20,000 Years of Dance Music

Numerai dataset crashes my Jupyter Notebook and Linux PC

Numerai Submission Reminder Message

So how did I come across Numerai, the tournament for would-be quants to predict stock market movement?

It started off with cryptocurrency. Numeraire sits at the very bottom of cryptocurrency stocks running on the Coinbase exchange (or index or what have you) in terms of market cap.

So yeah… Numerai. It’s pretty lousy. It’s a hedge fund itself actually (although competitors in the tournament have zero stake in the hedge fund… they just do the grunt work to build it). And since random forests and XGBoost and AutoML have pretty much got machine learning down to a T… er… it’s all going nowhere really.

What most annoys me about Numerai is the size of the dataset. Weekly data must be downloaded and the size of this file unzipped is 3.5GB. That’s do-able but running pandas read_csv() on it has thrown a wobbly to break my machine time and time again. Because I don’t have enough RAM or grunt power. My machine shouldn’t really crash (that’s a quite serious problem I am having with Linux right now, I guess) but Jupyter Notebook is going to crash. I maybe have 12GB RAM in this machine (which is not all that tiny really) but it’s not going to cut it for analysing this Numerai dataset.

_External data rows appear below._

struct QaFold {
  int on, ln, a, pqw, ntile;
  const float* h1; const float* xh1;
  int g1_off, w1_off, ld1, k_off;
  float* ps;
  float* S;
};
struct QtailNn { ActorQTail c; const float* Wt; int ldw; float* dX; int xr; QaFold qa; };
template <int NT>
__global__ __launch_bounds__(256) void k_qtail_nn(QtailNn a) {
  const ActorQTail& p = a.c;
  constexpr int CB = 16 * NT;
  __shared__ __attribute__((aligned(16))) float Dz[16 * AS];
  __shared__ __attribute__((aligned(16))) float red[NT * 4 * 64 * 4];
  __shared__ float sc[16];
  const int t = threadIdx.x, lane = t & 63, wave = t >> 6, row = t >> 4, sub = t & 15, net = blockIdx.z;
  const int r = lane & 15, kq = lane >> 4;
  int tm, tk;
  xcd_tile(blockIdx.x, (p.B + 15) >> 4, HID / CB, a.xr, tm, tk);
  const int b = tm * 16 + row, bc = min(b, p.B - 1), c_lo = tk * CB;
  const bool valid = b < p.B;
  const int nq = p.sac ? 2 : 1;
  Row16 z[2], w[2], g[2], be[2], xh[2], y[2];
  float rstd[2], qv[2] = {0.f, 0.f}, bh[2];
#pragma unroll
  for (int i = 0; i < 2; ++i)
    if (i < nq) {
      const float* Pi = p.P + i * p.p_ns;
      z[i] = row_ld(p.z2c + ((long)i * p.B + bc) * HID, sub);
      w[i] = row_ld(Pi + p.L.Wh, sub);
      if (p.ln) { g[i] = row_ld(Pi + p.L.g2, sub); be[i] = row_ld(Pi + p.L.be2, sub); }
      bh[i] = Pi[p.L.bh];
    }
  const float alpha = p.sac ? expf(*p.log_alpha) : 0.f;
  const float lpv = p.sac ? p.logp[bc] : 0.f;
  const int nb = 64 * wave + 4 * kq;
  float4 bv[NT][4];
#pragma unroll
  for (int nt = 0; nt < NT; ++nt) {
    const float* Wc = a.Wt + net * p.p_ns + (long)nb * a.ldw + c_lo + 16 * nt + r;
#pragma unroll
    for (int c = 0; c < 4; ++c) {
      const float* wp = Wc + (long)(16 * c) * a.ldw;
      bv[nt][c] = make_float4(wp[0], wp[a.ldw], wp[2 * (long)a.ldw], wp[3 * (long)a.ldw]);
    }
  }
  float qh[NT][4], qx[NT][4], qg[NT];
  float4 qw[NT];
#pragma unroll
  for (int nt = 0; nt < NT; ++nt) {
    qg[nt] = 1.f; qw[nt] = f4(0.f);
#pragma unroll
    for (int i = 0; i < 4; ++i) { qh[nt][i] = 1.f; qx[nt][i] = 0.f; }
  }
  if (a.qa.on && wave == 0) {
    const float* Pn = p.P + net * p.p_ns;
#pragma unroll
    for (int nt = 0; nt < NT; ++nt) {
      const int col = c_lo + 16 * nt + (lane & 15);
#pragma unroll
      for (int i = 0; i < 4; ++i) {
        const long o = ((long)net * p.B + min(tm * 16 + 4 * (lane >> 4) + i, p.B - 1)) * HID + col;
        qh[nt][i] = a.qa.h1[o]; if (a.qa.ln) qx[nt][i] = a.qa.xh1[o];
      }
      if (a.qa.ln) qg[nt] = Pn[a.qa.g1_off + col];
      const float* wr = Pn + a.qa.w1_off + (long)(c_lo + 16 * nt + 4 * kq) * a.qa.ld1 + a.qa.k_off + min(r, a.qa.a - 1);
      qw[nt] = make_float4(wr[0], wr[a.qa.ld1], wr[2 * (long)a.qa.ld1], wr[3 * (long)a.qa.ld1]);
    }
  }
  __builtin_amdgcn_sched_barrier(0);
#pragma unroll
  for (int i = 0; i < 2; ++i)
    if (i < nq) {
      ln_fwd(z[i], g[i], be[i], p.ln, xh[i], y[i], rstd[i]);
      Row16 h;
#pragma unroll
      for (int q = 0; q < 4; ++q) h.v[q] = relu4(y[i].v[q]);
      qv[i] = row16_sum(row_dot(h, w[i])) + bh[i];
    }
  const bool first = p.sac ? (qv[0] <= qv[1]) : true;
  const float loss = p.sac ? (alpha * lpv - (first ? qv[0] : qv[1])) : -qv[0];
  const float invB = 1.0f / (float)p.B;
  const bool mine = valid && ((net == 0) == first);
  const float dq = mine ? -invB : 0.f;
  Row16 dy;
  const Row16& wn = net == 0 ? w[0] : w[1];
  const Row16& yn = net == 0 ? y[0] : y[1];
  const Row16& xn = net == 0 ? xh[0] : xh[1];
  const Row16& gn = net == 0 ? g[0] : g[1];
#pragma unroll
  for (int q = 0; q < 4; ++q) dy.v[q] = gate4(wn.v[q] * dq, yn.v[q]);
  const Row16 dz = ln_bwd(dy, xn, net == 0 ? rstd[0] : rstd[1], gn, p.ln);
#pragma unroll
  for (int nt = 0; nt < NT; ++nt)
#pragma unroll
    for (int c = 0; c < 4; ++c) { PIN(bv[nt][c].x); PIN(bv[nt][c].y); PIN(bv[nt][c].z); PIN(bv[nt][c].w); }
  row_st(Dz + row * AS, sub, dz);
  if (tk == 0 && sub == 0) {
    if (valid) p.q[(long)net * p.B + b] = net == 0 ? qv[0] : qv[1];
    if (net == 0) sc[row] = valid ? loss : 0.f;
  }
  __syncthreads();
  if (tk == 0 && net == 0 && t == 0) {
    float sum = 0.f;
#pragma unroll
    for (int i = 0; i < 16; ++i) sum += sc[i];
    p.part_s[tm * 2 + 1] = sum;
  }
  f32x4 acc[NT];
#pragma unroll
  for (int nt = 0; nt < NT; ++nt) acc[nt] = f32x4{0.f, 0.f, 0.f, 0.f};
#pragma unroll
  for (int c = 0; c < 4; ++c) {
    const float4 av = ld4(Dz + r * AS + nb + 16 * c);
#pragma unroll
    for (int nt = 0; nt < NT; ++nt) { MFMA4(acc[nt], av, bv[nt][c]); }
  }
#pragma unroll
  for (int nt = 0; nt < NT; ++nt) st4(red + ((nt * 4 + wave) * 64 + lane) * 4, make_float4(acc[nt][0], acc[nt][1], acc[nt][2], acc[nt][3]));
  __syncthreads();
  if (a.qa.on) {
    if (wave != 0) return;
    const int na = a.qa.a;
    f32x4 aP = {0.f, 0.f, 0.f, 0.f}, aX = {0.f, 0.f, 0.f, 0.f}, aS = {0.f, 0.f, 0.f, 0.f};
    float s2r[4] = {0.f, 0.f, 0.f, 0.f};
#pragma unroll
    for (int nt = 0; nt < NT; ++nt) {
      float* T = red + nt * 4 * 64 * 4;
      const float4 x0 = ld4(T + lane * 4), x1 = ld4(T + 256 + lane * 4), x2 = ld4(T + 512 + lane * 4), x3 = ld4(T + 768 + lane * 4);
      const float o[4] = {(x0.x + x1.x) + (x2.x + x3.x), (x0.y + x1.y) + (x2.y + x3.y), (x0.z + x1.z) + (x2.z + x3.z), (x0.w + x1.w) + (x2.w + x3.w)};
      float4 bw = qw[nt];
      if (r >= na) bw = f4(r == na ? 1.f : 0.f);
      __builtin_amdgcn_s_waitcnt(0xc07f);
#pragma unroll
      for (int i = 0; i < 4; ++i) {
        const float dy = qh[nt][i] > 0.f ? o[i] : 0.f;
        const float dxh = a.qa.ln ? dy * qg[nt] : dy;
        if (a.qa.ln) s2r[i] += row16_sum(dxh * qx[nt][i]);
        T[(4 * (lane >> 4) + i) * 20 + (lane & 15)] = dxh;
        T[320 + (4 * (lane >> 4) + i) * 20 + (lane & 15)] = qx[nt][i];
      }
      const float4 fa = ld4(T + r * 20 + 4 * kq), fx4 = ld4(T + 320 + r * 20 + 4 * kq);
      MFMA4(aP, fa, bw);
      if (a.qa.ln) { MFMA4(aX, fx4, bw); }
      if (a.qa.ln && tm == 0) { const float4 one = f4(1.f); MFMA4(aS, one, bw); }
    }
    float* ps = a.qa.ps + (((long)net * p.B) * a.qa.ntile + tk) * a.qa.pqw;
#pragma unroll
    for (int i = 0; i < 4; ++i) {
      const int orow = tm * 16 + 4 * (lane >> 4) + i;
      if (orow >= p.B) continue;
      float* d = ps + (long)orow * a.qa.ntile * a.qa.pqw;
      if (r <= na) d[r] = aP[i];
// ... 190 lines not shown
  const Row16 dz = ln_bwd(dy, xh, rstd, g, p.ln);
  if (valid) row_st(p.dz2 + (long)b * HID, sub, dz);
#pragma unroll
  for (int q = 0; q < 4; ++q) { vals[0].v[q] = dy.v[q] * xh.v[q]; vals[1].v[q] = dy.v[q]; }
  block_colsum<16>(cs, vals, 2, row, sub, p.part + (long)blockIdx.x * NSLOT * HID);
}

template <int RPB>
__global__ __launch_bounds__(16 * RPB) void k_actor_head_bwd_s(ActorHeadBwd p) {
  __shared__ __attribute__((aligned(16))) float cs[2 * RPB * HID];
  const int t = threadIdx.x, row = t >> 4, sub = t & 15;
  const int b = blockIdx.x * RPB + row, bc = min(b, p.B - 1);
  const bool valid = b < p.B;
  const int nh = p.L.nh;
  const float* Wh = p.P + p.L.Wh;
  const long ro = (long)bc * HID;
  const Row16 hh = row_ld(p.h2 + ro, sub), xh = row_ld(p.xh2 + ro, sub);
  Row16 g;
  if (p.ln) g = row_ld(p.P + p.L.g2, sub);
  const float rstd = p.ln ? p.rstd2[bc] : 1.f;
  Row16 w[8];
#pragma unroll
  for (int n = 0; n < 8; ++n) w[n] = row_ld(Wh + (long)min(n, nh - 1) * HID, sub);
  const bool second = sub >= p.a;
  const int j0 = min(second ? sub - p.a : sub, p.a - 1);
  const float* tgr = p.tg + (long)bc * 4 * p.a4;
  float la = p.sac ? *p.log_alpha : 0.f;
  float o_dA = p.dA[(long)bc * p.ldA + j0], o_dA1 = p.nq == 2 ? p.dA[p.dA_ns + (long)bc * p.ldA + j0] : 0.f;
  float o_sc = p.scale[j0], o_t0 = tgr[j0];
  float o_t1 = 0.f, o_t2 = 0.f, o_e = 0.f;
  if (p.sac) { o_t1 = tgr[p.a4 + j0]; o_t2 = tgr[2 * p.a4 + j0]; o_e = p.eps[(long)bc * p.a + j0]; }
  PIN(la); PIN(o_dA); PIN(o_dA1); PIN(o_sc); PIN(o_t0); PIN(o_t1); PIN(o_t2); PIN(o_e);
  const float dlogp = p.sac ? expf(la) / (float)p.B : 0.f;
  float d;
  {
    const float dAj = o_dA + o_dA1, sc = o_sc;
    float g_mean, g_raw = 0.f;
    if (p.sac) {
      const float tt = o_t0, sd = o_t1, yt = o_t2;
      const float omy2 = 1.0f - yt * yt;
      const float g0 = dAj * sc * omy2 + dlogp * (2.0f * sc * yt * omy2) / (sc * omy2 + 1e-6f);
      g_mean = g0;
      g_raw = (g0 * o_e * sd - dlogp) * 3.5f * (1.0f - tt * tt);
    } else {
      g_mean = dAj * sc * (1.0f - o_t0 * o_t0);
    }
    d = second ? g_raw : g_mean;
    if (!valid || sub >= nh) d = 0.f;
  }
  Row16 dh;
#pragma unroll
  for (int q = 0; q < 4; ++q) dh.v[q] = f4(0.f);
  auto add_n = [&](float dn, const Row16& wn) {
#pragma unroll
    for (int q = 0; q < 4; ++q) dh.v[q] = dh.v[q] + wn.v[q] * dn;
  };
  row_pin(w[0]); add_n(dpp_mov<0x150>(d), w[0]);
  row_pin(w[1]); add_n(dpp_mov<0x151>(d), w[1]);
  row_pin(w[2]); add_n(dpp_mov<0x152>(d), w[2]);
  row_pin(w[3]); add_n(dpp_mov<0x153>(d), w[3]);
  row_pin(w[4]); add_n(dpp_mov<0x154>(d), w[4]);
  row_pin(w[5]); add_n(dpp_mov<0x155>(d), w[5]);
  row_pin(w[6]); add_n(dpp_mov<0x156>(d), w[6]);
  row_pin(w[7]); add_n(dpp_mov<0x157>(d), w[7]);
  if (valid && sub < nh) p.du[(long)b * p.ldu + sub] = d;
  Row16 dy, vals[2];
#pragma unroll
  for (int q = 0; q < 4; ++q) dy.v[q] = gate4(dh.v[q], hh.v[q]);
  const Row16 dz = ln_bwd(dy, xh, rstd, g, p.ln);
  if (valid) row_st(p.dz2 + (long)b * HID, sub, dz);
#pragma unroll
  for (int q = 0; q < 4; ++q) { vals[0].v[q] = dy.v[q] * xh.v[q]; vals[1].v[q] = dy.v[q]; }
  block_colsum<RPB>(cs, vals, 2, row, sub, p.part + (long)blockIdx.x * NSLOT * HID);
}
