template <bool U16>
__device__ void symv_item(const PcgArgs& a, int4 item, int lane, double* vI, double* vJb, double* rsum,
                          double* csum) {
    const PcgBlk B = a.blk[item.x];
    if (a.done[item.x] || on_u16(a, B) != U16) return;
    const int I = item.y, J0 = item.z, J1 = item.w, nc = B.nc;
    const int64_t ld16 = static_cast<int64_t>(B.Tb) * kT;
    const int rg = lane >> 3, cg = lane & 7;
    auto vj_of = [&](int J) -> double* { return J == I ? vI : vJb + ((J - J0) & 1) * nc * kVS; };
    const __amdgpu_buffer_rsrc_t g16 =
        g16_rsrc(a.G16 + B.off16 + static_cast<int64_t>(I) * kT * ld16, U16 ? static_cast<uint32_t>(kT * ld16 * 2) : 0u);
    auto load = [&](int J, int q, pcg_u4 (&raw)[8], bool none) {
        if constexpr (U16) {
            const int i0 = 64 * (q >> 1) + 8 * rg, j0 = J * kT + 64 * (q & 1) + 8 * cg;
            const bool skip = none || j0 >= B.m || (J == I && (q == 0 || q == 3) && cg > rg);
            const uint32_t o = static_cast<uint32_t>((static_cast<int64_t>(i0) * ld16 + j0) * 2);
#pragma unroll
            for (int r = 0; r < 8; ++r)
                raw[r] = __builtin_amdgcn_raw_buffer_load_b128(
                    g16, (skip || I * kT + i0 + r >= B.m) ? kG16Oob : o + static_cast<uint32_t>(r * ld16 * 2), 0, 0);
        }
    };
    auto mult = [&](int J, int q, const pcg_u4 (&raw)[8]) {
        const int qi = q >> 1, qj = q & 1;
        const bool dq = J == I && qi == qj;
        const double* vj = vj_of(J);
        double* rs = rsum + qi * nc * 64;
        double* cs = csum + qj * nc * 64;
        if constexpr (U16) {
            quad_mul16(raw, dq, lane, nc, vI + 64 * qi, vj + 64 * qj, rs, cs);
        } else {
            const int ib = I * kT + 64 * qi + 8 * rg, jb = J * kT + 64 * qj + 8 * cg;
            quad_mul64(a.M + B.matoff + static_cast<int64_t>(ib) * B.ld + jb, B.ld, B.m - ib, B.m - jb, dq,
                       lane, nc, vI + 64 * qi, vj + 64 * qj, rs, cs);
        }
    };
    auto flush = [&](int J) {
        double* dst = a.part + B.po + (static_cast<int64_t>(J) * B.Ns + I) * nc * kT;
        for (int qj = 0; qj < 2; ++qj)
            for (int k = 0; k < nc; ++k) {
                dst[k * kT + 64 * qj + 8 * cg + rg] = csum[(qj * nc + k) * 64 + lane];
                csum[(qj * nc + k) * 64 + lane] = 0.0;
            }
    };
    pcg_u4 ra[8], rb[8];
    int J = J0, q = 0;
    load(J, q, ra, false);
    stage_v(a, B, I, nc, lane, vI);
    if (J != I) stage_v(a, B, J, nc, lane, vj_of(J));
    for (int t = 0; t < 2 * nc; ++t) rsum[t * 64 + lane] = csum[t * 64 + lane] = 0.0;
    wave_fence();
    auto step = [&](pcg_u4 (&cur)[8], pcg_u4 (&nxt)[8]) -> bool {
        int Jn = J, qn = q;
        const bool more = next_quad(B, I, J1, Jn, qn);
        load(more ? Jn : J, more ? qn : q, nxt, !more);
        if (more && Jn != J && Jn != I) stage_v(a, B, Jn, nc, lane, vj_of(Jn));
        mult(J, q, cur);
        if (!more || Jn != J) flush(J);
        wave_fence();
        J = Jn;
        q = qn;
        return more;
    };
    while (step(ra, rb) && step(rb, ra)) {
    }
    double* dst = a.part + B.po + (static_cast<int64_t>(I) * B.Ns + B.Tb + J0 / a.run) * nc * kT;
    for (int qi = 0; qi < 2; ++qi)
        for (int k = 0; k < nc; ++k) dst[k * kT + 64 * qi + 8 * rg + cg] = rsum[(qi * nc + k) * 64 + lane];
}

}
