+      for (int q = 0; q < C; q += 8) {
+        const float4 b4 = *reinterpret_cast<const float4*>(W + q);
+        const float4 a0 = *reinterpret_cast<const float4*>(A0 + q);
+        acc[0] = __builtin_amdgcn_mfma_f32_32x32x2f32(a0.x, b4.x, acc[0], 0, 0, 0);
+        acc[0] = __builtin_amdgcn_mfma_f32_32x32x2f32(a0.y, b4.y, acc[0], 0, 0, 0);
+        acc[0] = __builtin_amdgcn_mfma_f32_32x32x2f32(a0.z, b4.z, acc[0], 0, 0, 0);
+        acc[0] = __builtin_amdgcn_mfma_f32_32x32x2f32(a0.w, b4.w, acc[0], 0, 0, 0);
+        if (nmb > 1) {
+          const float4 a1 = *reinterpret_cast<const float4*>(A1 + q);
+          acc[1] = __builtin_amdgcn_mfma_f32_32x32x2f32(a1.x, b4.x, acc[1], 0, 0, 0);
+          acc[1] = __builtin_amdgcn_mfma_f32_32x32x2f32(a1.y, b4.y, acc[1], 0, 0, 0);
+          acc[1] = __builtin_amdgcn_mfma_f32_32x32x2f32(a1.z, b4.z, acc[1], 0, 0, 0);
+          acc[1] = __builtin_amdgcn_mfma_f32_32x32x2f32(a1.w, b4.w, acc[1], 0, 0, 0);
+        }
+      }
+    }
+    if (wave == 0 && lane == 0) s_piv = acc[0][0];
+  }
+  __syncthreads();
+  if (n0 < C) {
+    const float piv = s_piv;
+#pragma unroll
+    for (int mb = 0; mb < 2; ++mb) {
+#pragma unroll
+      for (int reg = 0; reg < 16; ++reg) {
+        const int row = mb * 32 + mfma_row(reg, hh);
+        if (row < R) {
+          const float v = acc[mb][reg];
+          a.z[(size_t)(t.row0 + row) * C + n0 + j] = v;
+          const float d = v - piv;
+          sa += d;
+          sb2 = fmaf(d, d, sb2);
+        }
+      }
+    }
+  }
+  sa = block_sum(sa, red);
+  sb2 = block_sum(sb2, red);
+  if (tid == 0) {
+    float* o = a.part_out + (size_t)blockIdx.x * 4;
+    o[0] = s_piv; o[1] = (float)(R * C); o[2] = sa; o[3] = sb2;
+  }
+}
+
+__global__ __launch_bounds__(256) void sage_ln_apply_kernel(const float* __restrict__ z, const float* __restrict__ part,
+                                                            const float* __restrict__ gamma, const float* __restrict__ beta,
+                                                            const float* __restrict__ res, int B, int N, int C, int tpg,
+                                                            float eps, float* __restrict__ h, float* __restrict__ stats) {
+  __shared__ float st[2];
+  const SageTile t = sage_tile(B, N, tpg);
+  const int tid = threadIdx.x, C4 = C >> 2;
+  if (tid < 64) sage_group_stats(part, t.g, tpg, st);
+  __syncthreads();
+  const float mean = st[0], inv = 1.f / (st[1] + eps);
+  if (t.ti == 0 && tid == 0) { stats[t.g * 2] = st[0]; stats[t.g * 2 + 1] = st[1]; }
+  for (int e = tid; e < t.R * C4; e += 256) {
+    const int r = e / C4, c = (e % C4) * 4;
+    const size_t off = (size_t)(t.row0 + r) * C + c;
+    float4 v = *reinterpret_cast<const float4*>(z + off);
+    const float4 g4 = *reinterpret_cast<const float4*>(gamma + c), b4 = *reinterpret_cast<const float4*>(beta + c);
+    v.x = fmaxf(gln_pre(gln_xhat(v.x, mean, inv), g4.x, b4.x), 0.f);
+    v.y = fmaxf(gln_pre(gln_xhat(v.y, mean, inv), g4.y, b4.y), 0.f);
+    v.z = fmaxf(gln_pre(gln_xhat(v.z, mean, inv), g4.z, b4.z), 0.f);
+    v.w = fmaxf(gln_pre(gln_xhat(v.w, mean, inv), g4.w, b4.w), 0.f);
+    if (res) {
+      const float4 r4 = *reinterpret_cast<const float4*>(res + off);
+      v.x += r4.x; v.y += r4.y; v.z += r4.z; v.w += r4.w;
+    }
+    *reinterpret_cast<float4*>(h + off) = v;
+  }
+}
+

The way around it is to use Google Colab instead of Jupyter notebooks. It worked for me. Oh no… ‘Your session crashed after using all available RAM’. At least Google Colab crashes my process but not my whole machine.

I’ve managed but been late with my submissions for the first two weeks of my entry into the Numerai tournament. It’s a start though. But now I need to learn how to use Google Colab. Quite enjoying it though, mostly fussing about at this stage putting datasets and models into different folders (which is not high-end machine learning). And thinking about it with a bit of perspective too. Thinking: Individual competitors competing on a fairly inane question (predicting the movement of market stocks) by seeing who can throw the fastest, biggest computer force at some pretty large datasets… what’s to like?

My point for readers here is just that if your PC has similar modest specs and your exploratory/analytical notebook (or even computer) is crashing when reading the Numerai dataset it’s due to a lack of computer power.

I watched The Social Dilemma actually, which was quite good (silly in places). I was pleased to see a major film exploring the alarming impact of profit-motivated algorithms on social networking.

Listening to Lazy Dog, a 2-CD set of deep house from 2000. Lazy Dog was a club night held in a small basement club in Notting Hill in the late nineties. Deep house, according to Wikipedia, ‘rarely reaches a climax, but lingers on as a comfortable, hypnotic and relaxing pulse, perfect for the small, dimly lit nightclub.’ I’ve worn my ears out with it a bit now but it’s a very nice couple of mixes.